Products were categorised according to the classification system of Tedstone et al.(Reference Tedstone, Nicholas and MackKinlay16). Briefly, foods were grouped into three main product types, meals, finger foods and drinks. Within meals, products were further classified into categories: mixed main dishes, fruit and vegetable first foods (single fruit, mixed fruit, single vegetable, mixed vegetable and mixed fruit and vegetable), dry cereals/foods (savoury or sweet), readymade desserts and breakfasts and other (plain cereals and grains). Finger foods were sub-categorised into savoury finger foods, fruit- and vegetable-based finger foods and sweet finger foods. Finger foods were defined as savoury if the name suggested a plain or savoury flavour profile and were primarily starchy or legume-based. Products were classified as sweet finger foods if the name indicated a sweet flavour profile or were fruit flavoured. Finally, foods had to contain more than 25 % fruit and vegetables to be classified as fruit- and vegetable-based finger foods. The target age for consumption (as identified on the packet), textural properties and product packing were described.

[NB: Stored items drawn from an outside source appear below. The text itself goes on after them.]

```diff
@@ -874,18 +939,29 @@
 
     const int r = lane & 15, g = lane >> 4;
     const int ry = r >> 3, rx = r & 7;
-    int abase[G::MPW];
-#pragma unroll
-    for (int i = 0; i < G::MPW; ++i) {
-        const int t = mg * G::MPW + i;
-        const int tx = t % BX, ty = (t / BX) % BY, tz = t / (BX * BY);
-        abase[i] = ((tz * G::HY + 2 * ty + ry) * G::HXP + 8 * tx + rx + (g & 1)) * G::VS;
-    }
-    int koff[G::KS];
-#pragma unroll
-    for (int ks = 0; ks < G::KS; ++ks) {
-        const Deconv16Tap t0 = deconv16_tap(ks, 0), t1 = deconv16_tap(ks, 1);
-        koff[ks] = (g >> 1) ? (t1.dz * G::HY + t1.dy) * G::HXP * G::VS : (t0.dz * G::HY + t0.dy) * G::HXP * G::VS;
+    int aoff[G::MPW], koff[G::KS];
+    if constexpr (Op::STEPWISE) {
+        const int mt0 = G::mt_off(mg * G::MPW);
+        const int abase = mt0 + (ry * G::HXP + rx + (g & 1)) * G::VS;
+#pragma unroll
+        for (int i = 0; i < G::MPW; ++i) aoff[i] = G::MT_SPLITS ? G::mt_off(i) : G::mt_off(mg * G::MPW + i) - mt0;
+#pragma unroll
+        for (int ks = 0; ks < G::KS; ++ks) {
+            const Deconv16Tap t0 = deconv16_tap(ks, 0), t1 = deconv16_tap(ks, 1);
+            koff[ks] = abase + ((g >> 1) ? (t1.dz * G::HY + t1.dy) * G::HXP * G::VS : (t0.dz * G::HY + t0.dy) * G::HXP * G::VS);
+        }
+    } else {
+#pragma unroll
+        for (int i = 0; i < G::MPW; ++i) {
+            const int t = mg * G::MPW + i;
+            const int tx = t % BX, ty = (t / BX) % BY, tz = t / (BX * BY);
+            aoff[i] = ((tz * G::HY + 2 * ty + ry) * G::HXP + 8 * tx + rx + (g & 1)) * G::VS;
+        }
+#pragma unroll
+        for (int ks = 0; ks < G::KS; ++ks) {
+            const Deconv16Tap t0 = deconv16_tap(ks, 0), t1 = deconv16_tap(ks, 1);
+            koff[ks] = (g >> 1) ? (t1.dz * G::HY + t1.dy) * G::HXP * G::VS : (t0.dz * G::HY + t0.dy) * G::HXP * G::VS;
+        }
     }
 
     f32x4 acc[4][G::MPW];
@@ -896,6 +972,21 @@
     u32x4 breg[Op::NPC * G::KS];
     typename Op::Stage stg[G::PPT];
 
+    auto load_b_step = [&](int c, int ks) {
+        const u32x4* bsrc = reinterpret_cast<const u32x4*>(bp) + ((size_t)(c * G::NTT + nt) * G::KS + ks) * 64 + lane;
+#pragma unroll
+        for (int q = 0; q < Op::NPC; ++q) breg[q * G::KS + ks] = bsrc[q * PANEL];
+    };
+    auto load_a = [&](int c) {
+        const typename Op::T* plane = x + (size_t)c * Vin * 8;
+#pragma unroll
+        for (int i = 0; i < G::PPT; ++i) stg[i].load(plane, goff[i]);
+    };
+    auto store_a = [&]() {
+#pragma unroll
+        for (int i = 0; i < G::PPT; ++i) stg[i].stage(tile, G::TILE_ELEMS, loff[i], (inside >> i) & 1u);
+    };
+
     auto load_b = [&](int c) {
         const u32x4* bsrc = reinterpret_cast<const u32x4*>(bp) + ((size_t)(c * G::NTT + nt) * G::KS) * 64 + lane;
 #pragma unroll
@@ -903,36 +994,61 @@
 #pragma unroll
             for (int ks = 0; ks < G::KS; ++ks) breg[q * G::KS + ks] = bsrc[q * PANEL + ks * 64];
     };
-    auto load_a = [&](int c) {
-        const typename Op::T* plane = x + (size_t)c * Vin * 8;
-#pragma unroll
-        for (int i = 0; i < G::PPT; ++i) stg[i].load(plane, goff[i]);
-    };
-    auto store_a = [&]() {
-#pragma unroll
-        for (int i = 0; i < G::PPT; ++i) stg[i].stage(tile, G::TILE_ELEMS, loff[i], (inside >> i) & 1u);
-    };
-
-    load_b(0);
-    load_a(0);
-    store_a();
-    __syncthreads();
-
+
+    if constexpr (Op::STEPWISE) {
+        load_a(0);
+#pragma unroll
+        for (int ks = 0; ks < G::KS; ++ks) load_b_step(0, ks);
+        store_a();
+        __syncthreads();
+
+        auto chunk = [&](int c, auto more) {
+            constexpr bool MORE = decltype(more)::value;
+            if (MORE) {
+                load_a(c + 1);
+                __builtin_amdgcn_sched_barrier(kSchedPin);
+            }
+#pragma unroll
+            for (int ks = 0; ks < G::KS; ++ks) {
+                const int cls = deconv16_tap(ks, 0).cls;
+#pragma unroll
+                for (int i = 0; i < G::MPW; ++i) Op::mac(acc[cls][i], tile + aoff[i] + koff[ks], G::TILE_ELEMS, breg, ks);
+                if (MORE) {
+                    load_b_step(c + 1, ks);
+                    __builtin_amdgcn_sched_barrier(kSchedPin);
+                }
+            }
+            if (MORE) {
+                __builtin_amdgcn_sched_barrier(0);
+                __syncthreads();
+                store_a();
+                __syncthreads();
+            }
+        };
 #pragma unroll 1
-    for (int c = 0; c < G::NCH; ++c) {
-        if (c + 1 < G::NCH) load_a(c + 1);
-#pragma unroll
-        for (int ks = 0; ks < G::KS; ++ks) {
-            const int cls = deconv16_tap(ks, 0).cls;
-#pragma unroll
-            for (int i = 0; i < G::MPW; ++i)
-                Op::mac(acc[cls][i], tile + abase[i] + koff[ks], G::TILE_ELEMS, breg, ks);
-        }
-        if (c + 1 < G::NCH) {
-            load_b(c + 1);
-            __syncthreads();
-            store_a();
-            __syncthreads();
+        for (int c = 0; c < G::NCH - 1; ++c) chunk(c, std::true_type{});
+        chunk(G::NCH - 1, std::false_type{});
+    } else {
+        load_b(0);
+        load_a(0);
+        store_a();
+        __syncthreads();
+
+#pragma unroll 1
+        for (int c = 0; c < G::NCH; ++c) {
+            if (c + 1 < G::NCH) load_a(c + 1);
+#pragma unroll
+            for (int ks = 0; ks < G::KS; ++ks) {
+                const int cls = deconv16_tap(ks, 0).cls;
+#pragma unroll
+                for (int i = 0; i < G::MPW; ++i) Op::mac(acc[cls][i], tile + aoff[i] + koff[ks], G::TILE_ELEMS, breg, ks);
+            }
+            if (c + 1 < G::NCH) {
+                load_b(c + 1);
+                __syncthreads();
+                store_a();
+                __syncthreads();
+            }
         }
     }
 
```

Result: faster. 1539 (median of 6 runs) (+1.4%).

To enable comparison with similar reports, energy and nutrient content were expressed per 100 g of product and per recommended serve. Since very few products declared the quantity of free sugars, ingredient lists were used to determine the presence of free sugars as defined by Food Standards Australia New Zealand which includes ‘all sugars defined as added sugars plus the sugar component of honey, fruit juice and fruit juice concentrates’(21). Fruit pastes were coded as free sugars. Products were classified as containing or not containing free sugars. All products are reported as sold, except for dry cereals where the reported quantity is per 100 g as prepared according to manufacturer directions. All statistical analyses were completed using SPSS version 25.0(22).

Results

Of the 446 products identified, 414 had nutrition information and ingredient lists. Thirty-two products were excluded due to incomplete product information on manufacturer or retailer websites or because products were not stocked on shelves during supermarket visits. The most common product types identified were meals which accounted for two-thirds of the foods included in this analysis (Table 1). Within this category, mixed main dishes comprised 30 % of products, followed by readymade desserts and breakfasts (29 %) and puréed fruit and vegetable first foods (25 %). Approximately, 80 % of fruit and vegetable first foods were fruit-based and less than 10 % were vegetable-based. Finger foods accounted for one-third of all products, and over half of the finger foods were sweet. Fruit- and vegetable-based finger foods accounted for less than 10 % of products. Approximately, 30 % of all products (125 of 414) were targeted at older infants 6 months of age (Table 2). Products intended for toddlers 12 months and older comprised one quarter of the market with nearly two-thirds of all the snack foods identified aimed at toddlers.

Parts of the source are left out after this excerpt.